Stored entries
┄┄┄┄┄┄

struct ConvArgs {
  const float* A;
  const float* B;
  float* C;
  int M, N, K;
  int n, h, w, cin, cp, cout, kh, kw, sh, sw, ph, pw, ho, wo;
  int xo, xs, yo, ys;
  int c_off, c_stride;
  int accumulate;
  int ktiles, kt_per_split, ntn;
  long long slab_elems;
  float* stats;
  int stats_p;
  int py, px, r0, c0, na, nb, ey, ex, hc, wc;
  long long a_ps, b_ps;
  int halo_nr, halo_wp;
  unsigned long long* dbg;
  long long a_mb, b_mb, c_mb, s_mb, o_mb;
  long long sk_ipb, sk_mb, sk_fmb;
  unsigned* sk_flags;
  float* sk_part;
  unsigned* sk_err;
  const float* a_max;
  const float* b_max;
  float a_bnd, b_bnd;
};

__device__ __forceinline__ float absmax64(const float* p, int lane) {
  float v = p[lane];
#pragma unroll
  for (int o = 32; o >= 1; o >>= 1) v = fmaxf(v, __shfl_xor(v, o, 64));
  return v;
}

__device__ __forceinline__ float pow2_scale(float m) {
  const unsigned b = __float_as_uint(m);
  const int eb = (int)((b >> 23) & 0xffu);
  if (!(m > 0.f) || eb == 255) return 1.f;
  const int biased = min(268 - eb, 227);
  return __uint_as_float((unsigned)biased << 23);
}

__device__ __forceinline__ void member_offsets(ConvArgs& g) {
  if (gridDim.y > 1) {
    const long long m = blockIdx.y;
    g.A = reinterpret_cast<const float*>(reinterpret_cast<const char*>(g.A) + m * g.a_mb);
    g.B = reinterpret_cast<const float*>(reinterpret_cast<const char*>(g.B) + m * g.b_mb);
    g.C = reinterpret_cast<float*>(reinterpret_cast<char*>(g.C) + m * g.c_mb);
    if (g.stats) g.stats = reinterpret_cast<float*>(reinterpret_cast<char*>(g.stats) + m * g.s_mb);
    if (g.a_max) g.a_max += 64 * m;
    if (g.b_max) g.b_max += 64 * m;
    if (g.sk_flags) {
      g.sk_flags = reinterpret_cast<unsigned*>(reinterpret_cast<char*>(g.sk_flags) + m * g.sk_fmb);
      g.sk_part = reinterpret_cast<float*>(reinterpret_cast<char*>(g.sk_part) + m * g.sk_mb);
    }
  }
}

#ifdef JR_STAMPS
struct Stamps {
  unsigned long long r0, c0, cp, cl, w;
  __device__ __forceinline__ void start() {
    r0 = __builtin_amdgcn_s_memrealtime();
    c0 = __builtin_amdgcn_s_memtime();
    w = 0;
  }
  __device__ __forceinline__ void prologue() { cp = __builtin_amdgcn_s_memtime(); }
  __device__ __forceinline__ void loop() { cl = __builtin_amdgcn_s_memtime(); }
  __device__ __forceinline__ unsigned long long now() { return __builtin_amdgcn_s_memtime(); }
  __device__ __forceinline__ void end(unsigned long long* dbg) {
    const unsigned long long ce = __builtin_amdgcn_s_memtime(), re = __builtin_amdgcn_s_memrealtime();
    if (dbg == nullptr || threadIdx.x != 0) return;
    unsigned long long* o = dbg + 8ull * (blockIdx.z * gridDim.x + blockIdx.x);
    o[0] = r0; o[1] = re; o[2] = cp - c0; o[3] = cl - cp; o[4] = ce - cl; o[5] = w;
    o[6] = __builtin_amdgcn_s_getreg((31 << 11) | 4);
    o[7] = __builtin_amdgcn_s_getreg((3 << 11) | 20);
  }
};
#define JR_ST(x) x
#else
#define JR_ST(x)
#endif

__device__ __forceinline__ long long dgrad_pix(const ConvArgs& g, int m) {
  const int hw = g.hc * g.wc;
  const int b = m / hw, rem = m - b * hw;
  const int u = rem / g.wc, v = rem - u * g.wc;
  return ((long long)b * g.h + g.sh * u + g.py) * g.w + g.sw * v + g.px;
}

┄┄┄┄┄┄

Task directions → Reply with nothing except the number of lines in the records that include the word "biased".

The answer → 2